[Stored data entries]
━━━━━━━━━━
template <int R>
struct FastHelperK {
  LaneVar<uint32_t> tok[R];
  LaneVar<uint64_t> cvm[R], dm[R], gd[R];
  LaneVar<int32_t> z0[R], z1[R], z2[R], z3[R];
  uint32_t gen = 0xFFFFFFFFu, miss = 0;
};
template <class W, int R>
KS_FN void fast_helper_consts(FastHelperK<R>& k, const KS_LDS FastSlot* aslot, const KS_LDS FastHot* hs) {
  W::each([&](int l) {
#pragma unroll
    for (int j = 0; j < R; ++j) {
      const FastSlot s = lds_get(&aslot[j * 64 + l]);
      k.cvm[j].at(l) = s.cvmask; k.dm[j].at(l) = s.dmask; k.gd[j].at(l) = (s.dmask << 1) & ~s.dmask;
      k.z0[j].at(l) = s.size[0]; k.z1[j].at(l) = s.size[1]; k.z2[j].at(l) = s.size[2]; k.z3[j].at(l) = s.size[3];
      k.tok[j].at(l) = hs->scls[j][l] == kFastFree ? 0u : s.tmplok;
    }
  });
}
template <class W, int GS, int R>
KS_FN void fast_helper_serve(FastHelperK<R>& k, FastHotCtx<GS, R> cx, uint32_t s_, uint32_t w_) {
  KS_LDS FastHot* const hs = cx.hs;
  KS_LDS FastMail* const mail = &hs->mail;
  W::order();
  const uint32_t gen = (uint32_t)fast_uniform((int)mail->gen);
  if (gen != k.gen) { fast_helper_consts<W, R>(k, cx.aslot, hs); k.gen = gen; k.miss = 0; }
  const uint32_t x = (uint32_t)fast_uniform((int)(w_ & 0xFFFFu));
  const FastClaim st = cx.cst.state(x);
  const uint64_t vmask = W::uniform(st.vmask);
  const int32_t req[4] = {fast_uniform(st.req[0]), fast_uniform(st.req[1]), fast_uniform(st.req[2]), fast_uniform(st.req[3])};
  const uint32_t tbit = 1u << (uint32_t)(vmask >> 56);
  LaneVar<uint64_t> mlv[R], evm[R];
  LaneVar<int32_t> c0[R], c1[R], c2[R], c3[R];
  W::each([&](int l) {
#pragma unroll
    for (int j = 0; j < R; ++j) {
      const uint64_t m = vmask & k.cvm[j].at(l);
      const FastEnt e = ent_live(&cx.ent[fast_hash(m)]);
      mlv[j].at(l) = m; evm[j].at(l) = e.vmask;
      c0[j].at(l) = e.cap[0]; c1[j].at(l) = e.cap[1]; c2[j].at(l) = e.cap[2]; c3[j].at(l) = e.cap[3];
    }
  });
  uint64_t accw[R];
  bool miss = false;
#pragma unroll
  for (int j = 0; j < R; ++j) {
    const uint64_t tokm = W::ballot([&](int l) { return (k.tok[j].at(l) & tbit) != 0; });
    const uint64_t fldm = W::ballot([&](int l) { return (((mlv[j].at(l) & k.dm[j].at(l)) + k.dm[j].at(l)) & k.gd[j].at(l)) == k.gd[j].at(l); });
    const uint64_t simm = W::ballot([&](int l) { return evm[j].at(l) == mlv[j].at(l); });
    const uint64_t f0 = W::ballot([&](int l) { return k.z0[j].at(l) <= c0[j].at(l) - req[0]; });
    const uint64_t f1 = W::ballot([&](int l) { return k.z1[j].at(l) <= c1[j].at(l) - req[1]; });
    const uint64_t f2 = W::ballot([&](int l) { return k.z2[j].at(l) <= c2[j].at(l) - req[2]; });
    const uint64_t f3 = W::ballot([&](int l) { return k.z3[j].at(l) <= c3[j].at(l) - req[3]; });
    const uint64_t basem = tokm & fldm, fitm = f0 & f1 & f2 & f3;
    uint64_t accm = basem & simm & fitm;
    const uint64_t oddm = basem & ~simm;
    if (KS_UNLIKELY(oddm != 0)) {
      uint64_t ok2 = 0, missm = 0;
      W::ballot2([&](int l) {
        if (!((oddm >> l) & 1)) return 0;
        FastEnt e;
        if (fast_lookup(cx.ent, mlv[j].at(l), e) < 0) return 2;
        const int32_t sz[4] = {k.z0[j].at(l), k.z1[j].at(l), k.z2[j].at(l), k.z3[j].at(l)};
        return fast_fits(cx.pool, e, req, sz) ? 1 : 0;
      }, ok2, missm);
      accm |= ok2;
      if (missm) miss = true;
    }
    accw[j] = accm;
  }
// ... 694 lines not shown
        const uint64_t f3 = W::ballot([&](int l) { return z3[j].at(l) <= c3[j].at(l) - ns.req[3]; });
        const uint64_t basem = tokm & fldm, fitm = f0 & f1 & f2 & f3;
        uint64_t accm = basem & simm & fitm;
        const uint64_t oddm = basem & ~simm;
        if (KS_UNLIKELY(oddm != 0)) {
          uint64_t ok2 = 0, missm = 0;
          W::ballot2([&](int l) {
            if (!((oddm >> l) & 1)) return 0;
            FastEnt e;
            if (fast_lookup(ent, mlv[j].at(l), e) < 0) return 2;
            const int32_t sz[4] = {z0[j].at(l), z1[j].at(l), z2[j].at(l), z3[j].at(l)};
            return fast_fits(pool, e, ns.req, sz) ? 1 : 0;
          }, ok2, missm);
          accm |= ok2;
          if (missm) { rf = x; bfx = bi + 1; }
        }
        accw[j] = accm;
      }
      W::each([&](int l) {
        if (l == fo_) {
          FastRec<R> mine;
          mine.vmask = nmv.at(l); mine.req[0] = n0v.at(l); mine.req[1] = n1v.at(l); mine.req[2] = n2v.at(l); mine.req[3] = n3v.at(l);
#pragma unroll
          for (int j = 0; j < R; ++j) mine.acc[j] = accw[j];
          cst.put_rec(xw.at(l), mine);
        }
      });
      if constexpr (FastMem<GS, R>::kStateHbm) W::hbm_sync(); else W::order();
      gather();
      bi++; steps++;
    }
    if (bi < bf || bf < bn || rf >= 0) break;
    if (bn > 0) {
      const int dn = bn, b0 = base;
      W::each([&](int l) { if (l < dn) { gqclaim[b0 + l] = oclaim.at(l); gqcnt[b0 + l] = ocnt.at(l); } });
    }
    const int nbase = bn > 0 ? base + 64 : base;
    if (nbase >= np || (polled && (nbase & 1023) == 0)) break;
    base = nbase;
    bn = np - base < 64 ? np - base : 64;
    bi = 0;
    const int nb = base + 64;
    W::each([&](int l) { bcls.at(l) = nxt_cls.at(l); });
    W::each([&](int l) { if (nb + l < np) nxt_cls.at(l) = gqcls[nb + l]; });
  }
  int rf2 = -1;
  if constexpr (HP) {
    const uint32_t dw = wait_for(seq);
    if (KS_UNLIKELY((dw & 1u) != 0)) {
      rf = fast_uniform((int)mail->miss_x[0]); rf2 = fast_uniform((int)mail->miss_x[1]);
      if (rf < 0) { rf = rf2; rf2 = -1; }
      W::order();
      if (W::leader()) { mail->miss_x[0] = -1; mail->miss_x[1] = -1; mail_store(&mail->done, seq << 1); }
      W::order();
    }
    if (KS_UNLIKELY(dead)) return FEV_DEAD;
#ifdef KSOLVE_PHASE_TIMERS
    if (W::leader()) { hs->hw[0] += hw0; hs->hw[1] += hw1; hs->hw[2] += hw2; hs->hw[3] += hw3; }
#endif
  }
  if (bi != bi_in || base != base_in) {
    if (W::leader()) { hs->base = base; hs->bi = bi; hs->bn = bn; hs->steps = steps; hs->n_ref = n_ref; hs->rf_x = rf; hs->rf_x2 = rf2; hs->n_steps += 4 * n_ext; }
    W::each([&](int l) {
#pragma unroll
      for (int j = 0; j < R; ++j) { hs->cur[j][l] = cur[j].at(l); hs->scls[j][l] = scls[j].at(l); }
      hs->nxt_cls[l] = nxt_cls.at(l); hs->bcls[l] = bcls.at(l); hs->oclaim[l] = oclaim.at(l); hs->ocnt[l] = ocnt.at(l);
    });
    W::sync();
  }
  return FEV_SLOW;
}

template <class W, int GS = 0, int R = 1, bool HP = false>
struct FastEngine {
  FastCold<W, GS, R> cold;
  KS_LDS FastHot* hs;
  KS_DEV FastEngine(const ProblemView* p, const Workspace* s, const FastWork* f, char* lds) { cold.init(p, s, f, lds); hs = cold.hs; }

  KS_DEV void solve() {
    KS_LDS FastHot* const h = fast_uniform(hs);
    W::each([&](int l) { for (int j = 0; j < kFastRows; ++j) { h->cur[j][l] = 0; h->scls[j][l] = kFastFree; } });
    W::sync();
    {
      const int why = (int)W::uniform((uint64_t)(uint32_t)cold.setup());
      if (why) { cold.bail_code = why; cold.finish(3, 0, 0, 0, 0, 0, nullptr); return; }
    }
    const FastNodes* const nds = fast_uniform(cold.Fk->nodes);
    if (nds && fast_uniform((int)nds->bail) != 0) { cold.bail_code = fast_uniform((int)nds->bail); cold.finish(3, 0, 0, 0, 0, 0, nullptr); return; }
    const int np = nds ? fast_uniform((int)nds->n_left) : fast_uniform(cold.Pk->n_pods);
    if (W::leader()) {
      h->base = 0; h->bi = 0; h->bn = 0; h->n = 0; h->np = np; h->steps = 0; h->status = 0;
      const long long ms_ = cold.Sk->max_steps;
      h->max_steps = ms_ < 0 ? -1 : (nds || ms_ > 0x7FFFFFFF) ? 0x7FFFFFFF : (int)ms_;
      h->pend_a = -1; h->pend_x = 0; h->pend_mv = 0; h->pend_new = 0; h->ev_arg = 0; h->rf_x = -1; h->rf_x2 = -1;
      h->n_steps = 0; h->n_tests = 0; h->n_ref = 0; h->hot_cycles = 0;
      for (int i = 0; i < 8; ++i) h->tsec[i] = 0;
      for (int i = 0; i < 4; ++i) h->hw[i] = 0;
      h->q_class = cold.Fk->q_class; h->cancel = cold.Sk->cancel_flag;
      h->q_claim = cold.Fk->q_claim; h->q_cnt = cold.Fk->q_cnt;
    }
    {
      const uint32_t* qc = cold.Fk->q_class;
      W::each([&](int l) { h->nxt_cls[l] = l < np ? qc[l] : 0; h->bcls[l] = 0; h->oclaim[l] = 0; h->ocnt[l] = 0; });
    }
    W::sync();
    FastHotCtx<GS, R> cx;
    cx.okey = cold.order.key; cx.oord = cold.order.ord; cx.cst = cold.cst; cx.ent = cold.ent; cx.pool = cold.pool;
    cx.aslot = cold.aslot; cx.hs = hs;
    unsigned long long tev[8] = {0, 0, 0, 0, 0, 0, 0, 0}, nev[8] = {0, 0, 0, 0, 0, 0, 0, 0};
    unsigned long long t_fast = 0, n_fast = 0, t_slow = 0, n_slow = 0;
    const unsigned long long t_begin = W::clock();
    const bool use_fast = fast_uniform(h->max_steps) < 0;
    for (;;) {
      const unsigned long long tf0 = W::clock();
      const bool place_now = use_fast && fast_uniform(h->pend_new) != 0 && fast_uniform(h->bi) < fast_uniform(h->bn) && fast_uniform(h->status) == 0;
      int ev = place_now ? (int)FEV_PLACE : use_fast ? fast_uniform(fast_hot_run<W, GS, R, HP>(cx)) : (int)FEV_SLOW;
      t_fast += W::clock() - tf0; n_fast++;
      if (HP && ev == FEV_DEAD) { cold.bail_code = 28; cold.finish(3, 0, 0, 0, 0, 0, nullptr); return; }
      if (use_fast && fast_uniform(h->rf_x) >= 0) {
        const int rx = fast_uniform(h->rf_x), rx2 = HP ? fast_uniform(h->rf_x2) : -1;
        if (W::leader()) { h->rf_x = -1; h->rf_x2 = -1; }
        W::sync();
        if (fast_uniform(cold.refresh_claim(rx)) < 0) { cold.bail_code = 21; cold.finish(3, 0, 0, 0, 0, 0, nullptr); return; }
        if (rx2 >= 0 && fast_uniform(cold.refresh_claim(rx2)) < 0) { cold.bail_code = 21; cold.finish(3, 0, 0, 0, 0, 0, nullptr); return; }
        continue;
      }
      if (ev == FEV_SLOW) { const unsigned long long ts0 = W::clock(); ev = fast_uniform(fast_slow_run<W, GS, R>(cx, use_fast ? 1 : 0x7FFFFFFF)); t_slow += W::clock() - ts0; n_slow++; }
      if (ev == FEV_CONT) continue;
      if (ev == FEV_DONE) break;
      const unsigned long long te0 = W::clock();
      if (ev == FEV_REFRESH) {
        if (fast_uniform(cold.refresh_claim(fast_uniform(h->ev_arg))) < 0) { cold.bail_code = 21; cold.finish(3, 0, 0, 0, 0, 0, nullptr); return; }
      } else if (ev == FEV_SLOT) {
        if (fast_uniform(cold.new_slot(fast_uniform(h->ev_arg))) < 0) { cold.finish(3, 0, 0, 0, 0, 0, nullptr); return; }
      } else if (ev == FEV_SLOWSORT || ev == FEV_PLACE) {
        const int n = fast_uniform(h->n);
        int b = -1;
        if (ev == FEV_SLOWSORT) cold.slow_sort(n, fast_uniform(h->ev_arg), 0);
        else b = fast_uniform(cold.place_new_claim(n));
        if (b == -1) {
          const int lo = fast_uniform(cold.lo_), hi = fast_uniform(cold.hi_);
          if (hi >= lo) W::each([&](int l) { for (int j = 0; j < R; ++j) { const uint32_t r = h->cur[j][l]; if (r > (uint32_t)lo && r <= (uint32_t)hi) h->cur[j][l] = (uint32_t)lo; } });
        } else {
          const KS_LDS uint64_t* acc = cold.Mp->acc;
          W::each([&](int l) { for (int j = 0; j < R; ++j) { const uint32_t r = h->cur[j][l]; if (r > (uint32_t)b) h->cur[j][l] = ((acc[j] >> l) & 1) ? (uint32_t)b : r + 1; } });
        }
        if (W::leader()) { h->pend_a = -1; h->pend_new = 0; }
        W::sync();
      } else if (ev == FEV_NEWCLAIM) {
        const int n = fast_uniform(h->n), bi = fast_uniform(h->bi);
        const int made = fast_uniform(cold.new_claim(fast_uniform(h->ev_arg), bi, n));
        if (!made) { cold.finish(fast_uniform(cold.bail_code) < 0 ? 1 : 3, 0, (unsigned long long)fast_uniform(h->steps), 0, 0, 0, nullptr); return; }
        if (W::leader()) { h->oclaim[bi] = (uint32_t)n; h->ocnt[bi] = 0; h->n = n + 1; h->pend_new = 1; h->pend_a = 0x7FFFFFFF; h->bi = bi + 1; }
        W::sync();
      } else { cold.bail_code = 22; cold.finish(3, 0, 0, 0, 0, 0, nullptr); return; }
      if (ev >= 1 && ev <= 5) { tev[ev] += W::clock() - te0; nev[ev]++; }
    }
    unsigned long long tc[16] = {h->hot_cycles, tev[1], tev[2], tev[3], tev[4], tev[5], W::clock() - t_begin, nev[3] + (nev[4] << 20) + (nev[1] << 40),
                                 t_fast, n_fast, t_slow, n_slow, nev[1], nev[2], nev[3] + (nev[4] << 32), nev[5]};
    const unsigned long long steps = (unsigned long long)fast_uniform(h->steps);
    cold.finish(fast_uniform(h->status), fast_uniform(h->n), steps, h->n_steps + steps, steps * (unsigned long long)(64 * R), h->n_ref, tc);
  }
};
━━━━━━━━━━
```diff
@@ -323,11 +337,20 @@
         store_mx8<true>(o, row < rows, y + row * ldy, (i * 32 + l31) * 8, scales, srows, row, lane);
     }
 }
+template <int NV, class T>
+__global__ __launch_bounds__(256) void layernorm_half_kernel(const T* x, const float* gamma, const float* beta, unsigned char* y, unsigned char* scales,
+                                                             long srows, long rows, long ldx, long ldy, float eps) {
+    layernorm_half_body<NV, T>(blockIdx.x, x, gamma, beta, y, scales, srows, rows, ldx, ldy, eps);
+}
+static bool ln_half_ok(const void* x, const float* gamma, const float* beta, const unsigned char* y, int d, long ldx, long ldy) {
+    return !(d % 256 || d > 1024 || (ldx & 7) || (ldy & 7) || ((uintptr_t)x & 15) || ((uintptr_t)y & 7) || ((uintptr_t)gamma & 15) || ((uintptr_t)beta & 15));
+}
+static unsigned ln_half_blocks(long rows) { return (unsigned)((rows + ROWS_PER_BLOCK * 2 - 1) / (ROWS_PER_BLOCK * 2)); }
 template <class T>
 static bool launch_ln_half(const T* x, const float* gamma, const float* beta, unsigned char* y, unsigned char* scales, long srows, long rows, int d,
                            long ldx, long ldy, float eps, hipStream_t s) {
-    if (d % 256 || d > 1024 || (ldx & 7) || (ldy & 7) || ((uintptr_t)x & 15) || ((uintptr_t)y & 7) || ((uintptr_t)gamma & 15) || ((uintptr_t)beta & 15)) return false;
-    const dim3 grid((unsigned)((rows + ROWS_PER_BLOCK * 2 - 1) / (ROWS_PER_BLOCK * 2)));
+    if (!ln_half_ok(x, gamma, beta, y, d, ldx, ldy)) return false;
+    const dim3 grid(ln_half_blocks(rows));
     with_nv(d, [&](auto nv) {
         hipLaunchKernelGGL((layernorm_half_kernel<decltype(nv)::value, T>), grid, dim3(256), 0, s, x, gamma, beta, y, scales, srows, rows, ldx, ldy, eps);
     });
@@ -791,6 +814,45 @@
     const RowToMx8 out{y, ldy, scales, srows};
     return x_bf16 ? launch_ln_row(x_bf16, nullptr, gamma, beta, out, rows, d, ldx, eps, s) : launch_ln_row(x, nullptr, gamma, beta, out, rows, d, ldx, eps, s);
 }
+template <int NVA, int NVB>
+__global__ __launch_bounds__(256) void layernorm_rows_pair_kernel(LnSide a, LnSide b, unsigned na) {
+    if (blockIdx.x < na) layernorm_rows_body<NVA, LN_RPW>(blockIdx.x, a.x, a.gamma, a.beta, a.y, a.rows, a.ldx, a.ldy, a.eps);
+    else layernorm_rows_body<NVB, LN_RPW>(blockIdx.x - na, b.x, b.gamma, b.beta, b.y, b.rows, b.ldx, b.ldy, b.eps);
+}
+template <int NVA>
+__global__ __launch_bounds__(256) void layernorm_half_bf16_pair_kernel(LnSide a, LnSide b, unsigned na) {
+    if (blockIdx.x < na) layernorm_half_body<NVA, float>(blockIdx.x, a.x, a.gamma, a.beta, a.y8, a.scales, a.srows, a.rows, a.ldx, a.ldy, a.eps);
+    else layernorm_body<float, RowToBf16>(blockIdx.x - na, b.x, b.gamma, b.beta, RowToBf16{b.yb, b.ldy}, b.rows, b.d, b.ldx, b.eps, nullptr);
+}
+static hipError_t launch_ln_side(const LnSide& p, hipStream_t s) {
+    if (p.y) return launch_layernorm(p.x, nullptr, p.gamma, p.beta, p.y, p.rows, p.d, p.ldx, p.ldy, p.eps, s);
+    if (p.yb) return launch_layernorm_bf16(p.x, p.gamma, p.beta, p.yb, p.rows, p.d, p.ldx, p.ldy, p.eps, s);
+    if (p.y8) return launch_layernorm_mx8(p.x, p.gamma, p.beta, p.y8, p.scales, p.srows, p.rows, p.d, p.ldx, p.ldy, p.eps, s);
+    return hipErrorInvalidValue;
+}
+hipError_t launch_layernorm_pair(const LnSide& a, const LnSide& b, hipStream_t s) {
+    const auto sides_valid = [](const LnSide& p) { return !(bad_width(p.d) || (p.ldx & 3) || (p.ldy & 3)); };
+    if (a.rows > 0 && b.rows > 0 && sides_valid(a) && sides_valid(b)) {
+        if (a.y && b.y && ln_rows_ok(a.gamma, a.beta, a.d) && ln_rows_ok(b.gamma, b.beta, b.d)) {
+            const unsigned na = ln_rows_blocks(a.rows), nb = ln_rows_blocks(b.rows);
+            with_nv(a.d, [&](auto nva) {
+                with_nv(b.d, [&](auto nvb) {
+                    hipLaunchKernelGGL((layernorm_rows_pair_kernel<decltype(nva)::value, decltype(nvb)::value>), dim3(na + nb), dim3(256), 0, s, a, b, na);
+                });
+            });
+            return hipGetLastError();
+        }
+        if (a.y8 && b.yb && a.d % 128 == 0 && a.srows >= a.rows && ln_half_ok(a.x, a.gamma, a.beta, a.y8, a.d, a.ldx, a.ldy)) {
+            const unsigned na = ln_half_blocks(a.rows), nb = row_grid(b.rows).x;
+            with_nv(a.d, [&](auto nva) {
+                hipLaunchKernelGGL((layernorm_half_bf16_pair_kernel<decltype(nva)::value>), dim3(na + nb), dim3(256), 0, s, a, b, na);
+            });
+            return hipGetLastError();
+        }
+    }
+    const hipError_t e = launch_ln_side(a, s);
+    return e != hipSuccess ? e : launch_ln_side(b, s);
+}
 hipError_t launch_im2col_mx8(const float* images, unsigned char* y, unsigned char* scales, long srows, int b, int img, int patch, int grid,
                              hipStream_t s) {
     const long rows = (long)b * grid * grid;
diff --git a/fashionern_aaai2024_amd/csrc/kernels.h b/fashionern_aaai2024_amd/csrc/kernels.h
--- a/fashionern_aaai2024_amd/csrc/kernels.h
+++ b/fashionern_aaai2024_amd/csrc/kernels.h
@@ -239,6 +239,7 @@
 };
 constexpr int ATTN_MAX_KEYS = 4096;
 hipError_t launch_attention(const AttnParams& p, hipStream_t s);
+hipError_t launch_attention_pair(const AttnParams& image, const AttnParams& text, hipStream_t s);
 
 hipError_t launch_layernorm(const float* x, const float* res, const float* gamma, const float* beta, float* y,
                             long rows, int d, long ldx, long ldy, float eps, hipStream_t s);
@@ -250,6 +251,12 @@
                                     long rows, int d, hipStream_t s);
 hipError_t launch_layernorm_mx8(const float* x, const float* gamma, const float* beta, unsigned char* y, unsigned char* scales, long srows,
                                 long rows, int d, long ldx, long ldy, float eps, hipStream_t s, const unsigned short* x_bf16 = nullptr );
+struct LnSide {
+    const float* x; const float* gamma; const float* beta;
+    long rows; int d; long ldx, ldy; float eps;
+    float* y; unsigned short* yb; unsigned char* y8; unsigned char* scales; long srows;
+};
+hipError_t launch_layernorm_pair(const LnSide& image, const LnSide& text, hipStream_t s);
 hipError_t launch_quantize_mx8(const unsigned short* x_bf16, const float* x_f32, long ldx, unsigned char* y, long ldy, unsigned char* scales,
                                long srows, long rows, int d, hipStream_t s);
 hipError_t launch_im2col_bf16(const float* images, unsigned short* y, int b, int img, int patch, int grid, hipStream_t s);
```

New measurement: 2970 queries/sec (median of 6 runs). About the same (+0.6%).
━━━━━━━━━━
→ Activity: Within the entries, find all lines holding "fitm" and copy each one.

→ Task solution:
    const uint64_t basem = tokm & fldm, fitm = f0 & f1 & f2 & f3;
    uint64_t accm = basem & simm & fitm;
        const uint64_t basem = tokm & fldm, fitm = f0 & f1 & f2 & f3;
        uint64_t accm = basem & simm & fitm;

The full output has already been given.